▸ **DATASET EXTRACT**:
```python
def lib() -> ctypes.CDLL:
    global _lib
    if _lib is None:
        if not os.path.exists(LIB_PATH):
            raise RtgError(f"librtg.so not built at {LIB_PATH}; run __graft_entry__.build()")
        L = ctypes.CDLL(LIB_PATH)
        vp, u, i, f, sz = ctypes.c_void_p, ctypes.c_uint, ctypes.c_int, ctypes.c_float, ctypes.c_size_t
        L.rtg_last_error.restype = ctypes.c_char_p
        L.rtg_abi_version.restype = i
        L.rtg_device_count.argtypes = [ctypes.POINTER(i)]
        L.rtg_device_info.argtypes = [i, ctypes.c_char_p, sz]
        L.rtg_render.argtypes = [i, vp, u, vp, u, u, u, f, f, i, vp]
        L.rtg_context_create.argtypes = [i, ctypes.POINTER(vp)]
        L.rtg_context_destroy.argtypes = [vp]
        L.rtg_context_set_scene.argtypes = [vp, vp, u, vp, u]
        L.rtg_shard_rows.argtypes = [u, u, u, u, ctypes.POINTER(u)]
        L.rtg_shard_global_row.argtypes = [u, u, u, u]
        L.rtg_shard_global_row.restype = u
        L.rtg_render_device.argtypes = [vp, u, u, f, f, i, u, u, u, vp, vp]
        L.rtg_render_rows_device.argtypes = [vp, u, u, f, f, i, vp, u, vp, vp]
        L.rtg_render_rows.argtypes = [i, vp, u, vp, u, u, u, f, f, i, vp, u, vp]
        L.rtg_set_launch_opts.argtypes = [vp, vp]
        L.rtg_context_set_semantics.argtypes = [vp, i]
        L.rtg_diag_read.argtypes = [vp, vp, i]
        L.rtg_diag_timeline.argtypes = [vp, vp, sz, vp]
        if hasattr(L, "rtg_diag_group_list"):
            L.rtg_diag_group_list.argtypes = [vp, vp, vp, vp, vp, sz, vp]
        for name, at in (("rtg_diag_counts", [vp, vp, i, i]),
                         ("rtg_context_scene_stats", [vp, vp]),
                         ("rtg_multi_set_gather", [vp, i]),
                         ("rtg_place_shard_device", [vp, vp, u, u, u, u, u, vp, vp])):
            try:
                getattr(L, name).argtypes = at
            except AttributeError:
                if not os.environ.get("RTG_LIB"):
                    raise
        L.rtg_max_colour.argtypes = [vp, sz]
        L.rtg_max_colour.restype = f
        L.rtg_max_colour_device.argtypes = [vp, vp, sz, vp, vp]
        L.rtg_ppm_bytes.argtypes = [vp, sz, f, vp]
        L.rtg_ppm_bytes.restype = None
        L.rtg_ppm_bytes_device.argtypes = [vp, vp, sz, vp, vp, vp]
        L.rtg_assemble_shards_device.argtypes = [vp, vp, u, u, u, u, u, vp, vp]
        L.rtg_render_multi.argtypes = [vp, i, vp, u, vp, u, u, u, f, f, i, u, vp, vp]
        L.rtg_multi_create.argtypes = [vp, i, ctypes.POINTER(vp)]
        L.rtg_multi_set_scene.argtypes = [vp, vp, u, vp, u]
        L.rtg_multi_render.argtypes = [vp, u, u, f, f, i, u, vp, vp]
        L.rtg_multi_destroy.argtypes = [vp]
        L.rtg_gbuffer_device.argtypes = [vp, u, u, f, f, u, u, u, vp, vp]
        L.rtg_gbuffer.argtypes = [i, vp, u, u, u, f, f, vp]
        L.rtg_gbuffer_host.argtypes = [vp, u, u, u, f, f, vp, i]
        for q in ("intersect", "visible"):
            getattr(L, f"rtg_{q}_device").argtypes = [vp, vp, sz, vp, vp]
            getattr(L, f"rtg_{q}").argtypes = [i, vp, u, vp, sz, vp]
            getattr(L, f"rtg_{q}_host").argtypes = [vp, u, vp, sz, vp, i, i]
        L.rtg_raytrace_device.argtypes = [vp, vp, sz, i, vp, vp]
        L.rtg_raytrace.argtypes = [i, vp, u, vp, u, vp, sz, i, vp]
        L.rtg_raytrace_host.argtypes = [vp, u, vp, u, vp, sz, i, i, vp, i, i]
        L.rtg_ray_order_scratch.argtypes = [sz, ctypes.POINTER(sz)]
        L.rtg_ray_order_device.argtypes = [vp, vp, sz, i, vp, vp, vp, sz, vp]
        L.rtg_ray_order_host.argtypes = [vp, u, vp, sz, i, vp, vp, i]
        L.rtg_intersect_indexed_device.argtypes = [vp, vp, vp, sz, vp, vp]
        L.rtg_visible_indexed_device.argtypes = [vp, vp, vp, sz, vp, vp]
        L.rtg_raytrace_indexed_device.argtypes = [vp, vp, vp, sz, i, vp, vp]
        L.rtg_camera_identity.argtypes = [vp]
        L.rtg_camera_identity.restype = None
        L.rtg_camera_look_at.argtypes = [vp, vp, vp, vp]
        L.rtg_camera_sample_count.argtypes = [f, ctypes.POINTER(u)]
        L.rtg_camera_rays_host.argtypes = [vp, u, u, f, f, vp, i]
        L.rtg_camera_rays_device.argtypes = [vp, vp, u, u, f, f, vp, vp]
        L.rtg_render_camera_device.argtypes = [vp, vp, u, u, f, f, i, vp, vp]
        L.rtg_render_camera.argtypes = [i, vp, u, vp, u, vp, u, u, f, f, i, vp]
        L.rtg_render_camera_host.argtypes = [vp, u, vp, u, vp, u, u, f, f, i, i, vp, i, i]
# ... 914 lines not shown
```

▸ **REQUIRED ACTION**: Every entry is to be returned exactly, with nothing dropped.

▸ **EXERCISE OUTPUT**:
```python
def lib() -> ctypes.CDLL:
    global _lib
    if _lib is None:
        if not os.path.exists(LIB_PATH):
            raise RtgError(f"librtg.so not built at {LIB_PATH}; run __graft_entry__.build()")
        L = ctypes.CDLL(LIB_PATH)
        vp, u, i, f, sz = ctypes.c_void_p, ctypes.c_uint, ctypes.c_int, ctypes.c_float, ctypes.c_size_t
        L.rtg_last_error.restype = ctypes.c_char_p
        L.rtg_abi_version.restype = i
        L.rtg_device_count.argtypes = [ctypes.POINTER(i)]
        L.rtg_device_info.argtypes = [i, ctypes.c_char_p, sz]
        L.rtg_render.argtypes = [i, vp, u, vp, u, u, u, f, f, i, vp]
        L.rtg_context_create.argtypes = [i, ctypes.POINTER(vp)]
        L.rtg_context_destroy.argtypes = [vp]
        L.rtg_context_set_scene.argtypes = [vp, vp, u, vp, u]
        L.rtg_shard_rows.argtypes = [u, u, u, u, ctypes.POINTER(u)]
        L.rtg_shard_global_row.argtypes = [u, u, u, u]
        L.rtg_shard_global_row.restype = u
        L.rtg_render_device.argtypes = [vp, u, u, f, f, i, u, u, u, vp, vp]
        L.rtg_render_rows_device.argtypes = [vp, u, u, f, f, i, vp, u, vp, vp]
        L.rtg_render_rows.argtypes = [i, vp, u, vp, u, u, u, f, f, i, vp, u, vp]
        L.rtg_set_launch_opts.argtypes = [vp, vp]
        L.rtg_context_set_semantics.argtypes = [vp, i]
        L.rtg_diag_read.argtypes = [vp, vp, i]
        L.rtg_diag_timeline.argtypes = [vp, vp, sz, vp]
        if hasattr(L, "rtg_diag_group_list"):
            L.rtg_diag_group_list.argtypes = [vp, vp, vp, vp, vp, sz, vp]
        for name, at in (("rtg_diag_counts", [vp, vp, i, i]),
                         ("rtg_context_scene_stats", [vp, vp]),
                         ("rtg_multi_set_gather", [vp, i]),
                         ("rtg_place_shard_device", [vp, vp, u, u, u, u, u, vp, vp])):
            try:
                getattr(L, name).argtypes = at
            except AttributeError:
                if not os.environ.get("RTG_LIB"):
                    raise
        L.rtg_max_colour.argtypes = [vp, sz]
        L.rtg_max_colour.restype = f
        L.rtg_max_colour_device.argtypes = [vp, vp, sz, vp, vp]
        L.rtg_ppm_bytes.argtypes = [vp, sz, f, vp]
        L.rtg_ppm_bytes.restype = None
        L.rtg_ppm_bytes_device.argtypes = [vp, vp, sz, vp, vp, vp]
        L.rtg_assemble_shards_device.argtypes = [vp, vp, u, u, u, u, u, vp, vp]
        L.rtg_render_multi.argtypes = [vp, i, vp, u, vp, u, u, u, f, f, i, u, vp, vp]
        L.rtg_multi_create.argtypes = [vp, i, ctypes.POINTER(vp)]
        L.rtg_multi_set_scene.argtypes = [vp, vp, u, vp, u]
        L.rtg_multi_render.argtypes = [vp, u, u, f, f, i, u, vp, vp]
        L.rtg_multi_destroy.argtypes = [vp]
        L.rtg_gbuffer_device.argtypes = [vp, u, u, f, f, u, u, u, vp, vp]
        L.rtg_gbuffer.argtypes = [i, vp, u, u, u, f, f, vp]
        L.rtg_gbuffer_host.argtypes = [vp, u, u, u, f, f, vp, i]
        for q in ("intersect", "visible"):
            getattr(L, f"rtg_{q}_device").argtypes = [vp, vp, sz, vp, vp]
            getattr(L, f"rtg_{q}").argtypes = [i, vp, u, vp, sz, vp]
            getattr(L, f"rtg_{q}_host").argtypes = [vp, u, vp, sz, vp, i, i]
        L.rtg_raytrace_device.argtypes = [vp, vp, sz, i, vp, vp]
        L.rtg_raytrace.argtypes = [i, vp, u, vp, u, vp, sz, i, vp]
        L.rtg_raytrace_host.argtypes = [vp, u, vp, u, vp, sz, i, i, vp, i, i]
        L.rtg_ray_order_scratch.argtypes = [sz, ctypes.POINTER(sz)]
        L.rtg_ray_order_device.argtypes = [vp, vp, sz, i, vp, vp, vp, sz, vp]
        L.rtg_ray_order_host.argtypes = [vp, u, vp, sz, i, vp, vp, i]
        L.rtg_intersect_indexed_device.argtypes = [vp, vp, vp, sz, vp, vp]
        L.rtg_visible_indexed_device.argtypes = [vp, vp, vp, sz, vp, vp]
        L.rtg_raytrace_indexed_device.argtypes = [vp, vp, vp, sz, i, vp, vp]
        L.rtg_camera_identity.argtypes = [vp]
        L.rtg_camera_identity.restype = None
        L.rtg_camera_look_at.argtypes = [vp, vp, vp, vp]
        L.rtg_camera_sample_count.argtypes = [f, ctypes.POINTER(u)]
        L.rtg_camera_rays_host.argtypes = [vp, u, u, f, f, vp, i]
        L.rtg_camera_rays_device.argtypes = [vp, vp, u, u, f, f, vp, vp]
        L.rtg_render_camera_device.argtypes = [vp, vp, u, u, f, f, i, vp, vp]
        L.rtg_render_camera.argtypes = [i, vp, u, vp, u, vp, u, u, f, f, i, vp]
        L.rtg_render_camera_host.argtypes = [vp, u, vp, u, vp, u, u, f, f, i, i, vp, i, i]
# ... 914 lines not shown
```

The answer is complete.